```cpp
#ifndef MCC_GROUP_PAIR_THREADS
#define MCC_GROUP_PAIR_THREADS 256
#endif
#ifndef MCC_GROUP_OCC
#define MCC_GROUP_OCC 2
#endif
template <int MODEL, bool RATIONAL, int PRISM, bool BACK, int L>
__device__ __forceinline__ bool group_body(const LinArgs& a, const int grp) {
    constexpr int NT = kGroupRound * L, EPW = 64 / L;
    State* st = a.state;
    const int tid = threadIdx.x, lane = tid & 63, wave = tid >> 6;
    const int done = st->done, pending = st->pending;
    const double alpha_prev = st->alpha;
    const int p0 = a.pgrp_ptr[grp], np = a.pgrp_ptr[grp + 1] - p0;
    const int ge0 = a.pgrp_edge[grp], gne = a.pgrp_edge[grp + 1] - ge0;
    const int q0 = a.gpair_ptr[grp], nq = a.gpair_ptr[grp + 1] - q0;
    const int c0 = a.gcon_ptr[grp], nc = a.gcon_ptr[grp + 1] - c0;
    if (done) return false;
    long long* stp = a.stamps ? a.stamps + kStampStride * (size_t)grp : nullptr;
    SSTAMP(stp, 0, 0);
    const int C = a.n_cams, m = a.global_dim;
    extern __shared__ __attribute__((aligned(16))) double smem[];
    const GroupLayout GL = group_layout(gne, C, nq, nc);
    double* rec = smem + GL.rec;
    double* s27 = smem + GL.s27;
    double* sLi = smem + GL.sLi;
    double* sv = smem + GL.sv;
    double* sph = smem + GL.sph;
    double* sxn = smem + GL.sxn;
    double* spart = smem + GL.spart;
    double* sdg = smem + GL.sdg;
    double* ctab = smem + GL.ctab;
    double* ktab = smem + GL.ktab;
    double* sds = smem + GL.sds;
    double* sP = smem + GL.sP;
    double* sGb = smem + GL.sGb;
    int* ibase = reinterpret_cast<int*>(smem + GL.ndoubles);
    int4* sInfo = reinterpret_cast<int4*>(ibase + GL.iInfo);
    int* sgb = ibase + GL.iGb;
    int* seq = ibase + GL.iEq;
    int* sph0 = ibase + GL.iPh;
    int4* spq = reinterpret_cast<int4*>(ibase + GL.iPq);
    unsigned* scn = reinterpret_cast<unsigned*>(ibase + GL.iCn);
    float(*sC)[kGChunk][EPW] = reinterpret_cast<float(*)[kGChunk][EPW]>(smem + GL.sU + wave * (5 * kGChunk * EPW / 2));
    GroupChain* sCH = reinterpret_cast<GroupChain*>(smem + GL.sU + wave * (5 * kGChunk * EPW / 2));
    static_assert(EPW * sizeof(GroupChain) <= 5 * kGChunk * EPW * sizeof(float), "k_group chain union");

    const int g = lane % EPW, sub = lane / EPW;
    auto stage = [&](int eoff, int cc0, int cn) {
        constexpr int PER = kGChunk / L;
        float v[PER][5];
        int sb = sub;
        asm volatile("" : "+v"(sb));
#pragma unroll
        for (int u = 0; u < PER; ++u) {
            const int i = sb + L * u;
            const unsigned c = (unsigned)(eoff + cc0 + (i < cn ? i : 0));
            v[u][0] = a.obj_x[c];
            v[u][1] = a.obj_y[c];
            v[u][2] = a.obj_z[c];
            v[u][3] = a.img_u[c];
            v[u][4] = a.img_v[c];
        }
#pragma unroll
        for (int u = 0; u < PER; ++u) {
            const int i = sb + L * u;
            if (i < cn) {
#pragma unroll
                for (int f = 0; f < 5; ++f) sC[f][i][g] = v[u][f];
            }
        }
    };

    constexpr int CAM0 = NT / 2, DST = CAM0 + 63;
    double om2[3] = {0.0, 0.0, 0.0}, T2[3] = {0.0, 0.0, 0.0};
    {
        {
            const int le = wave * EPW + g;
            const int4 info = le < gne ? a.edge_info[ge0 + le] : make_int4(0, 0, 0, 0);
            if (le < gne) stage(info.z, 0, min(info.w, kGChunk));
        }
        for (int t = tid; t < gne; t += NT) {
            sInfo[t] = a.edge_info[ge0 + t];
            sgb[t] = a.gblock[ge0 + t];
            seq[t] = a.edge_lphoto[ge0 + t];
        }
        if (tid <= np) sph0[tid] = a.photo_ptr[p0 + tid] - ge0;
        for (int t = tid; t < nq; t += NT) spq[t] = a.gpairs[q0 + t];
        for (int t = tid; t < nc; t += NT) scn[t] = a.gcon[c0 + t];
        for (int t = tid; t < m; t += NT) sdg[t] = a.dg[t];
        if (tid >= CAM0 && tid < CAM0 + C) {
            const int c = tid - CAM0;
            if (MODEL == MCC_MODEL_DOUBLESIDE) {
#pragma unroll
                for (int k = 0; k < 3; ++k) { om2[k] = a.cam_rt[6 * c + k]; T2[k] = a.cam_rt[6 * c + 3 + k]; }
            } else if (c == 0) {
#pragma unroll
                for (int k = 0; k < 3; ++k) { om2[k] = 0.0; T2[k] = 0.0; }
            } else {
#pragma unroll
                for (int k = 0; k < 3; ++k) { om2[k] = a.x[6 * (c - 1) + k]; T2[k] = a.x[6 * (c - 1) + 3 + k]; }
            }
            double* kt = ktab + kGIntr * c;
            const float* Kc = a.K + 9 * c;
            kt[0] = Kc[0]; kt[1] = Kc[4]; kt[2] = Kc[2]; kt[3] = Kc[5]; kt[4] = Kc[1];
            kt[5] = MODEL == MCC_MODEL_OMNI ? (double)a.xi[c] : 0.0;
            const int nd = a.nd;
#pragma unroll
            for (int q = 0; q < 12; ++q) kt[6 + q] = q < nd ? (double)a.D[nd * c + q] : 0.0;
            if (PRISM == 2)
#pragma unroll
                for (int q = 0; q < 9; ++q) kt[18 + q] = a.tilt[9 * c + q];
        } else if (BACK && tid == DST) {
            if (MODEL == MCC_MODEL_DOUBLESIDE) {
#pragma unroll
                for (int k = 0; k < 3; ++k) { om2[k] = a.x[k]; T2[k] = a.x[3 + k]; }
            } else {
#pragma unroll
                for (int k = 0; k < 3; ++k) { om2[k] = a.ds_rt[k]; T2[k] = a.ds_rt[3 + k]; }
            }
        }
    }
    float xo = 0.f;
    double zk = 0.0;
    const int pq = (tid - 192) / 6, pk = (tid - 192) % 6;
    const bool ptask = tid >= 192 && pq < np;
    double2 pn0 = make_double2(0.0, 0.0);
    if (ptask) {
        xo = a.x[m + 6 * (size_t)(p0 + pq) + pk];
        if (pending) zk = a.zp[6 * (size_t)(p0 + pq) + pk];
        else if (a.fold && pk == 0) pn0 = *reinterpret_cast<const double2*>(a.photo_norm + 2 * (size_t)(p0 + pq));
    }
    double y0[6];
    int gb0 = -1;
    if (pending && tid < 6 * gne) {
        const int le = tid / 6, k = tid % 6;
        gb0 = a.gblock[ge0 + le];
        const double* Ye = a.Y + 36 * (size_t)(ge0 + le);
#pragma unroll
        for (int i = 0; i < 6; ++i) y0[i] = Ye[6 * i + k];
    }
    __syncthreads();
    SSTAMP(stp, 1, 0);
    if (pending) {
        for (int t = tid; t < 6 * gne; t += NT) {
            const int le = t / 6, k = t % 6;
            int gbl = gb0;
            double y[6];
            if (t == tid) {
#pragma unroll
                for (int i = 0; i < 6; ++i) y[i] = y0[i];
            } else {
                gbl = sgb[le];
                const double* Ye = a.Y + 36 * (size_t)(ge0 + le);
#pragma unroll
                for (int i = 0; i < 6; ++i) y[i] = Ye[6 * i + k];
            }
            const double* d = sdg + 6 * (gbl < 0 ? 0 : gbl);
            double sk = 0.0;
#pragma unroll
            for (int i = 0; i < 6; ++i) sk += y[i] * d[i];
            spart[6 * le + k] = gbl < 0 ? 0.0 : sk;
        }
    }
    __syncthreads();
    if (tid >= CAM0 && tid < CAM0 + C) {
        const int c = tid - CAM0;
        Rot r2;
        rodrigues_v2m(om2, r2);
        double J[9];
        so3_jac(om2, r2, +1.0, J);
        double* ct = ctab + 24 * c;
#pragma unroll
        for (int k = 0; k < 9; ++k) { ct[k] = r2.R[k]; ct[9 + k] = J[k]; }
#pragma unroll
        for (int k = 0; k < 3; ++k) ct[18 + k] = T2[k];
    } else if (BACK && tid == DST) {
        Rot rd;
        rodrigues_v2m(om2, rd);
        double J[9];
        so3_jac(om2, rd, -1.0, J);
#pragma unroll
        for (int k = 0; k < 9; ++k) { sds[k] = rd.R[k]; sds[9 + k] = J[k]; }
#pragma unroll
        for (int k = 0; k < 3; ++k) sds[18 + k] = T2[k];
    }
    if (ptask) {
        float xn = xo;
        double Gk = 0.0;
        if (pending) {
            double t = zk;
            for (int le = sph0[pq]; le < sph0[pq + 1]; ++le) t -= spart[6 * le + pk];
            const float G = (float)(alpha_prev * t);
            xn = xo + G;
            a.x[m + 6 * (size_t)(p0 + pq) + pk] = xn;
            Gk = (double)G;
        }
        sxn[16 * pq + pk] = (double)xn;
        sxn[16 * pq + 8 + pk] = Gk;
    }
    wave_sync_lds();
    if (ptask && pk == 0) {
        const double* xs = sxn + 16 * pq;
        if (pending) {
            double g2 = 0.0, x2 = 0.0;
#pragma unroll
            for (int q = 0; q < 6; ++q) {
                g2 += xs[8 + q] * xs[8 + q];
                x2 += xs[q] * xs[q];
            }
            a.photo_norm[2 * (size_t)(p0 + pq)] = g2;
            a.photo_norm[2 * (size_t)(p0 + pq) + 1] = x2;
            pn0 = make_double2(g2, x2);
        }
        if (a.fold) {
            sxn[16 * pq + 6] = pn0.x;
            sxn[16 * pq + 7] = pn0.y;
        }
        const double om1[3] = {xs[0], xs[1], xs[2]};
        Rot r1;
        rodrigues_v2m(om1, r1);
        double* ph = sph + 24 * pq;
        so3_jac(om1, r1, -1.0, ph + 9);
#pragma unroll
        for (int k = 0; k < 9; ++k) ph[k] = r1.R[k];
#pragma unroll
        for (int k = 0; k < 3; ++k) ph[18 + k] = xs[3 + k];
    }
    __syncthreads();
    SSTAMP(stp, 2, 0);

    for (int rb = 0; rb < gne; rb += kGroupRound) {
        const int es = wave * EPW + g, le = rb + es;
        const bool ev = le < gne;
        const int4 info = ev ? sInfo[le] : make_int4(0, 0, 0, 0);
        const int cam = info.x;
        double* P = sP + kGRecP * es;
        double* Gbe = sGb + 56 * es;
        if (rb > 0 && ev) stage(info.z, 0, min(info.w, kGChunk));
        if (ev) {
            group_prologue<MODEL, BACK, L>(sph + 24 * seq[le], ctab + 24 * cam, sds, info.y, sub, rec + kGRec * le, P, Gbe);
            const double* kt = ktab + kGIntr * cam;
            for (int k = sub; k < (PRISM == 2 ? 27 : 18); k += L) P[12 + k] = kt[k];
        }
        wave_sync_lds();
        if (rb == 0) SSTAMP(stp, 3, 0);
        double acc[32];
#pragma unroll
        for (int q = 0; q < 32; ++q) acc[q] = 0.0;
        const int nn = info.w;
        for (int cc0 = 0;; cc0 += kGChunk) {
            if (cc0 >= nn) break;
            const int cn = min(nn - cc0, kGChunk);
            if (cc0 > 0) {
                wave_sync_lds();
                stage(info.z, cc0, cn);
                wave_sync_lds();
            }
#pragma unroll 1
            for (int i = sub; i < cn; i += L) {
                int po = 0;
                asm volatile("" : "+v"(po));
                const double* Pq = P + po;
                double R[9], T[3], kd[12];
#pragma unroll
                for (int q = 0; q < 9; ++q) R[q] = Pq[q];
#pragma unroll
                for (int q = 0; q < 3; ++q) T[q] = Pq[9 + q];
#pragma unroll
                for (int q = 0; q < 12; ++q) kd[q] = Pq[18 + q];
                const double fx = Pq[12], fy = Pq[13], cx = Pq[14], cy = Pq[15], sk = Pq[16], xi = Pq[17];
                const double X = sC[0][i][g], Y = sC[1][i][g], Z = sC[2][i][g];
                const float ou = sC[3][i][g], ov = sC[4][i][g];
                double Yr[3], D[6];
                float u, v;
                if (MODEL == MCC_MODEL_OMNI)
                    omni_corner(R, T, kd, fx, fy, cx, cy, sk, xi, X, Y, Z, Yr, u, v, D);
                else
                    pinhole_corner<RATIONAL, PRISM>(R, T, kd, fx, fy, cx, cy, X, Y, Z, Yr, u, v, D, Pq + 30);
                const float euf = ou - u, evf = ov - v;
                if (a.resid) {
                    const size_t c = (size_t)info.z + cc0 + i;
                    a.resid[2 * c] = euf;
// ... 439 lines not shown
```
****
_INSTRUCTIONS FOR THE TASK_
In the records above, locate every line with the string "ctab" and copy it.

_EXERCISE SOLUTION_
    double* ctab = smem + GL.ctab;
        double* ct = ctab + 24 * c;
            group_prologue<MODEL, BACK, L>(sph + 24 * seq[le], ctab + 24 * cam, sds, info.y, sub, rec + kGRec * le, P, Gbe);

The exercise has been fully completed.